There are plenty of terrible cars littering America’s past, but a few of them did have interesting variants. I’ll point to a silver lining in one of The General’s darkest clouds: the Chevrolet Citation X-11.

For 1980, the X-11 was upgraded with front and rear stabilizer bars after GM handling boffins fiddled with the suspension tuning. A high-output version of the carbureted 2.8-liter six V6 arrived in 1981, boasting a less restrictive exhaust and a working hood scoop. It made a heady 135 hp and 165 lb-ft of torque. Different final-drive ratios and transmission gearing helped distance the X-11 from its mundane brothers.

Yes, one could get the thing with a manual transmission, but — because ’80s — it was a four-speed. Still, buff books of the day reported the X-11 would scamper to 60 mph just 0.4 seconds adrift of the same model year Corvette.

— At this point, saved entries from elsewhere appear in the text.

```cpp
#if defined(RRT_STAMPS)
#define TSMARK(ep, ev)                                                                                          \
    do {                                                                                                        \
        if ((int)(ep) >= RRT_TS_BASE && (int)(ep) < RRT_TS_BASE + 32 && lane == 0) D->ts[((int)(ep) - RRT_TS_BASE) * 16 + (ev)] = wall_clock64(); \
    } while (0)
#else
#define TSMARK(ep, ev) \
    do {               \
    } while (0)
#endif
// ... 137 lines not shown
                    if (base + 3 >= jlim) cur.w = node0;
                }
                block_scan_step<BSA>(cur, xs16, best, (uint32_t)c << 2);
                cur = nxt;
            }
        }
    };

    constexpr int32_t ST_FLAG_RESTART = 1, ST_FLAG_STOP = 2;
    const bool pipe_inf = PIPE && informed;
    int nprev = 0;
    int void_turns = 0;
    bool prefetched = false;
    bool prefetched_smp = false;
    int bsel = 0;
    auto publish_state = [&](uint32_t ep, int32_t flags) {
        if (lane == 0) {
            BlkWords u;
            u.b.i = i;
            u.b.j = j;
            u.b.nsoln = nsoln;
            u.b.vbest_soln = vbest_soln;
            u.b.pad0 = 0;
            u.b.pad1 = flags;
            u.b.cmin_soln = cmin_soln;
            u.b.c_ell = c_ell;
#pragma unroll
            for (int w = 0; w < 5; ++w) __hip_atomic_store(t_state + (size_t)(ep % NSLOT) * 8 + w, u.w[w], RRT_RLX_AGENT);
        }
        asm volatile("s_waitcnt vmcnt(0)" ::: "memory");
        if (lane == 0) __hip_atomic_store(t_go, ep, RRT_RLX_AGENT);
        if (!grid_nn) __builtin_amdgcn_fence(__ATOMIC_ACQUIRE, "agent");
    };
    if (PIPE && SH == 2) {
        if (shift1) {
            if (wave == 0) xqp_lds[0][lane] = (i + lane < n) ? at32(samples, (uint32_t)(i + lane)) : 0u;
            i += SB;
            epoch = 1;
            nprev = 1;
        }
        __syncthreads();
    }
    while ((pipe_inf && g > 0) || i < n) {
        const int i0 = i, j0 = j;
        int nb = (n - i0) < SB ? (n - i0) : SB;
        const bool ell = informed && nsoln > 0;
        bool void_blk = false;
        if (nb <= 0) {
            nb = 0;
            void_blk = true;
        }
        if (ell) {
            if (i_switch == n) i_switch = i0;
            const int u0i = i0 - ub_offset;
            if (ub == nullptr || u0i < 0 || u0i + nb > ub_count) {
                if (pipe_inf && g > 0) {
                    nb = 0;
                    void_blk = true;
                } else {
                    status = ST_NEED_UB;
                    if (pipe_inf && wave == 0) publish_state(epoch + 1, ST_FLAG_STOP);
                    break;
                }
            }
        }
        ++epoch;
// ... 220 lines not shown
        for (int k = 0; k < 16; ++k) D->wcyc[16 * g + k] = dbg[k];
#endif
}

template <int G, int BSM, bool PIPE, bool INF>
__global__ __launch_bounds__(TPB) void rrt_expand_block_kernel(BatchView bv) {
    __shared__ BlockLds<G, BSM, PIPE, INF> L;
    if constexpr (PIPE) {
#if defined(RRT_ONLY_ROLE) && RRT_ONLY_ROLE == 1
        rrt_block_body<G, BSM, PIPE, INF, ROLE_COMMIT>(bv, L);
#elif defined(RRT_ONLY_ROLE) && RRT_ONLY_ROLE == 2
        rrt_block_body<G, BSM, PIPE, INF, ROLE_WORK>(bv, L);
#else
        if ((int)blockIdx.x < bv.team_qpad) rrt_block_body<G, BSM, PIPE, INF, ROLE_COMMIT>(bv, L);
        else rrt_block_body<G, BSM, PIPE, INF, ROLE_WORK>(bv, L);
#endif
    } else {
        rrt_block_body<G, BSM, PIPE, INF, ROLE_ALL>(bv, L);
    }
}

template <int G, int BSM, bool INF>
__global__ __launch_bounds__(512) void rrt_block_commit_kernel(BatchView bv) {
    __shared__ BlockLds<G, BSM, true, INF> L;
    rrt_block_body<G, BSM, true, INF, ROLE_COMMIT, 8>(bv, L);
}

template <int G, int BSM, bool INF>
__global__ __launch_bounds__(TPB) void rrt_block_work_kernel(BatchView bv) {
    __shared__ BlockLds<G, BSM, true, INF> L;
    rrt_block_body<G, BSM, true, INF, ROLE_WORK>(bv, L);
}

}

#include "rrt_block_variants.def"
```
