static thread_local char g_err[512] = "";
static int fail(int code, const char* fmt, ...) {
  va_list ap;
  va_start(ap, fmt);
  vsnprintf(g_err, sizeof(g_err), fmt, ap);
  va_end(ap);
  return code;
}
namespace dppo {
void set_vis_mfma_attn(int v);
// ... 577 lines not shown
  return g_lowrank_top && d.n_blocks >= 1 && M >= (int64_t)g_lowrank_ratio * d.out_dim;
}
static int g_mom_rider = 0;
constexpr int64_t MOM_RIDER_MAX_N = 16384;
static int g_temb_onehot = 1;
template <class P>
static int temb_onehot_col(const dppo_net_desc& d, const PackLayout& L, int Kft, const MlpBufs<P>& B) {
  if (!g_temb_onehot || d.kind != 0 || !fused_ok<P>(d) || Kft < 1) return -1;
  if (d.cond_out > 0 && d.cond_out % 16) return -1;
  if (L.Kp0 - d.in_dim < Kft || (size_t)(d.hidden + d.time_dim) * Kft > B.part_floats) return -1;
  return d.in_dim;
}
static int g_dw0 = 1;
static int g_side_tail = 1;
static int g_tail_post = 1;
static int dw0_cols(const dppo_net_desc& d) { return d.kind == 0 ? d.act_flat + d.cond_dim : d.in_dim; }
static int dw0_nhot(const dppo_net_desc& d, int Kft) {
  const int room = 32 - dw0_cols(d);
  return d.kind != 0 ? 0 : (room >= Kft ? Kft : room);
}
template <class P>
static bool dw0_ok(const dppo_net_desc& d, int64_t M, const PackLayout& L, int Kft, const MlpBufs<P>& B, bool wants_dobs) {
  if (!g_dw0 || P::ESIZE != 2 || wants_dobs || d.cond_hidden > 0 || !g_tn_group || !g_post_one) return false;
  if (!fused_ok<P>(d) || B.tiles <= 0 || !bwd_one<P>(d, M) || !fused_dw0_shape(d) || L.Kp0 < 64) return false;
  if (d.kind == 0) {
    if (temb_onehot_col<P>(d, L, Kft, B) < 0 || !B.post_zeroed || d.in_dim != d.act_flat + d.time_dim + d.cond_dim) return false;
    if (d.act_flat % 4 || d.time_dim % 4 || 32 + d.time_dim > 64) return false;
    if (dw0_nhot(d, Kft) < Kft - 1) return false;
  } else if (d.in_dim > 32) {
    return false;
  }
  return (size_t)fused_bwd_one_grid<P>(d, M) * d.hidden * 32 <= B.slab_floats / 2;
}
template <class P>
static void flush_slabs(MlpBufs<P>& B, hipStream_t s, const SlotOuts* slots = nullptr, int slot_width = 0,
                        const LossArgs* fin = nullptr, bool defer_reduce = false) {
  if (B.tn_group.n > 0) {
    GemmTNGroup& gr = B.tn_group;
    gemm_tn_group_order(gr);
    launch_gemm_tn_group<P>(gr, s);
    gr.n = 0;
  }
  for (int i = 0; i + 1 < B.n_join; ++i) join_side(B.join_s[B.n_join - 1], B.join_s[i], B.join_idx[i]);
  if (B.n_join > 0) join_side(s, B.join_s[B.n_join - 1], B.join_idx[B.n_join - 1]);
  B.n_join = 0;
  if (defer_reduce) return;
  if (slots != nullptr || fin != nullptr) {
    TailReduce t;
    memset(&t, 0, sizeof(t));
    t.jobs = B.slab_jobs;
    if (slots != nullptr) t.colsum = B.tile_colsum, t.tiles = B.tiles, t.width = slot_width, t.slots = *slots;
    if (g_dbg & 4) t.jobs.n = 0;
    if (g_dbg & 8) t.slots.n_slots = 0;
    if (g_dbg & 16) fin = nullptr;
    launch_tail_reduce(t, fin, s);
  } else {
    launch_slab_reduce_batch(B.slab_jobs, s);
  }
  B.slab_jobs.n = 0, B.slab_used = 0;
}
template <class P>
static void weight_grad(const void* A, int lda, int N1, const void* Bm, int ldb, int N2, int64_t M, MlpBufs<P>& B,
                        float* gw, int ldgw, hipStream_t s, bool defer = false, int n2a = -1, float* gw2 = nullptr,
                        int ldgw2 = 0) {
  const bool swap = N1 <= 64 && N2 > 64;
  if (swap) {
// ... 81 lines not shown
  g.X = B.d_enc, g.W = pk + L.Wc2T, g.out_pre = B.d_cz, g.dsrc_kind = 2, g.dsrc_ld = L.C1p, g.dact = d.act;
  g.dsrc = d.act == DPPO_ACT_RELU ? B.ca : B.cz;
  launch_gemm_nt<P>(g, s);
  weight_grad<P>(B.d_cz, L.C1p, d.cond_hidden, cin, L.Kpc, d.cond_dim, M, B, grad + pl.c1w, d.cond_dim, s);
  launch_colsum<P>(B.d_cz, (int)M, d.cond_hidden, L.C1p, B.part, REDUCE_BLOCKS, grad + pl.c1b, 1.f, s);
}
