## Files before the change

g-phocs_amd/__init__.py:

```python
import ctypes as C
import os
import subprocess

import numpy as np

from .synth import make_synthetic_pack, replicate_pack, write_pack

_HERE = os.path.dirname(os.path.abspath(__file__))
REPO = os.path.dirname(_HERE)
LIB_PATH = os.path.join(_HERE, "libgphocs_hip.so")
CSRC = os.path.join(_HERE, "csrc")

HIPCC_BASE = ["--offload-arch=gfx950", "-O3", "-std=c++17", "-ffp-contract=off", "-fPIC", "-shared",
              "-Wno-unused-result", "-pthread"]
HIPCC_TUNING = ["-mllvm", "-disable-machine-licm", "-mllvm", "-structurizecfg-skip-uniform-regions",
                "-mllvm", "-amdgpu-sched-strategy=max-ilp"]
HIPCC_TUNING_SPILLING = HIPCC_TUNING[:4]
HIPCC_FLAGS = HIPCC_BASE + HIPCC_TUNING
HIPCC_LIBS = ["-ldl", "-lrt"]
HIPCC_VALIDATED = "roc-7.2.0 26014"
PLAIN_LIB = "libgphocs_hip_plain.so"
CHECKED_LIB = "libgphocs_hip_chk.so"
CHECKED_LIB_BIG = "libgphocs_hip_chkb.so"

# ... 195 lines not shown
    "gph_control_sample_name", "gph_loci_read", "gph_loci_free", "gph_loci_arrays", "gph_run_control_file", "gph_run_control_file_ranked",
    "gph_read_trace", "gph_engine_locus_rate_update", "gph_engine_set_locus_rates", "gph_mcmc_set_locus_rate_finetune",
    "gph_mcmc_locus_rate_state", "gph_engine_set_comm", "gph_engine_host_stats", "gph_engine_set_timing",
    "gph_comm_unique_id", "gph_comm_create_rccl", "gph_comm_create_shm", "gph_comm_attach_shm", "gph_comm_shm_bytes",
    "gph_comm_destroy", "gph_comm_world", "gph_comm_rank", "gph_comm_on_stream", "gph_comm_kind",
    "gph_comm_allgather_stream", "gph_comm_allreduce_host", "gph_run_control_file_comm", "gph_device_count",
    "gph_engine_unit", "gph_build_id", "gph_build_compiler", "gph_runtime_version", "gph_engine_steplog_enable", "gph_engine_steplog_fetch", "gph_comm_local_group", "gph_comm_create_local",
    "gph_mcmc_get_chain", "gph_mcmc_set_chain", "gph_mcmc_update_gb", "gph_mcmc_update_locus_rate", "gph_mcmc_update_theta",
    "gph_mcmc_update_mig_rates", "gph_mcmc_update_tau", "gph_mcmc_update_sample_age", "gph_mcmc_mixing",
    "gph_mcmc_synchronize_events", "gph_mcmc_check_all", "gph_mcmc_initialize_genealogies",
    "gph_engine_locus_summary_enable", "gph_engine_locus_summary_sample", "gph_engine_locus_summary_columns",
    "gph_engine_locus_summary_fetch", "gph_engine_locus_summary_column_name", "gph_loci_name", "gph_run_control_file_ex",
    "gph_engine_coal_stats_enable", "gph_engine_coal_stats_sample", "gph_engine_coal_stats_shape", "gph_engine_coal_stats_fetch",
    "gph_engine_coal_stats_column_name", "gph_run_control_file_ex2", "gph_coal_stats_write", "gph_coal_stats_discard",
    "gph_engine_coal_stats_set_chunk", "gph_coal_stats_combined",
]


_LIBS = {}


def load_library(path=None, dims=None):
    if path is None and dims is not None:
        path = lib_path(variant_for(*dims))
    path = path or LIB_PATH
    if path in _LIBS:
        return _LIBS[path]
    lib = _load_library(path)
    _LIBS[path] = lib
    return lib
# ... 84 lines not shown
    lib.gph_engine_locus_summary_column_name.argtypes = [C.c_void_p, C.c_int32]
    lib.gph_engine_locus_summary_column_name.restype = C.c_char_p
    lib.gph_loci_name.argtypes = [C.c_void_p, C.c_int64]
    lib.gph_loci_name.restype = C.c_char_p
    lib.gph_run_control_file_ex.argtypes = [C.c_char_p, C.c_char_p, C.c_int32, C.c_int32, C.c_void_p, C.c_char_p]
    lib.gph_engine_coal_stats_enable.argtypes = [C.c_void_p, C.c_int32]
    lib.gph_engine_coal_stats_sample.argtypes = [C.c_void_p, C.c_int32]
    lib.gph_engine_coal_stats_shape.argtypes = [C.c_void_p] + [C.POINTER(C.c_int32)] * 4
    lib.gph_engine_coal_stats_fetch.argtypes = [C.c_void_p, C.POINTER(C.c_double), C.c_int32, C.POINTER(C.c_int32)]
    lib.gph_engine_coal_stats_column_name.argtypes = [C.c_void_p, C.c_int32]
    lib.gph_engine_coal_stats_column_name.restype = C.c_char_p
    lib.gph_run_control_file_ex2.argtypes = [C.c_char_p, C.c_char_p, C.c_int32, C.c_int32, C.c_void_p, C.c_char_p, C.c_char_p, C.c_int32]
    lib.gph_coal_stats_write.argtypes = [C.c_char_p, C.c_int32]
    lib.gph_coal_stats_discard.argtypes = [C.c_char_p, C.c_int32]
    lib.gph_engine_coal_stats_set_chunk.argtypes = [C.c_void_p, C.c_int32]
    lib.gph_coal_stats_combined.argtypes = [C.c_char_p, C.c_int32, C.POINTER(C.c_double), C.c_int64, C.POINTER(C.c_int64), C.POINTER(C.c_int32)]
    return lib
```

It even went racing in SCCA Showroom Stock, taking the championship in ’82 before repeating the feat two years later.

What’s your favorite polished turd? Sentra SE-R? MX-3 1.8L V6? Colt Turbo? Fire away below.

Matthew Guy
Matthew Guy

Matthew buys, sells, fixes, & races cars. As a human index of auto & auction knowledge, he is fond of making money and offering loud opinions.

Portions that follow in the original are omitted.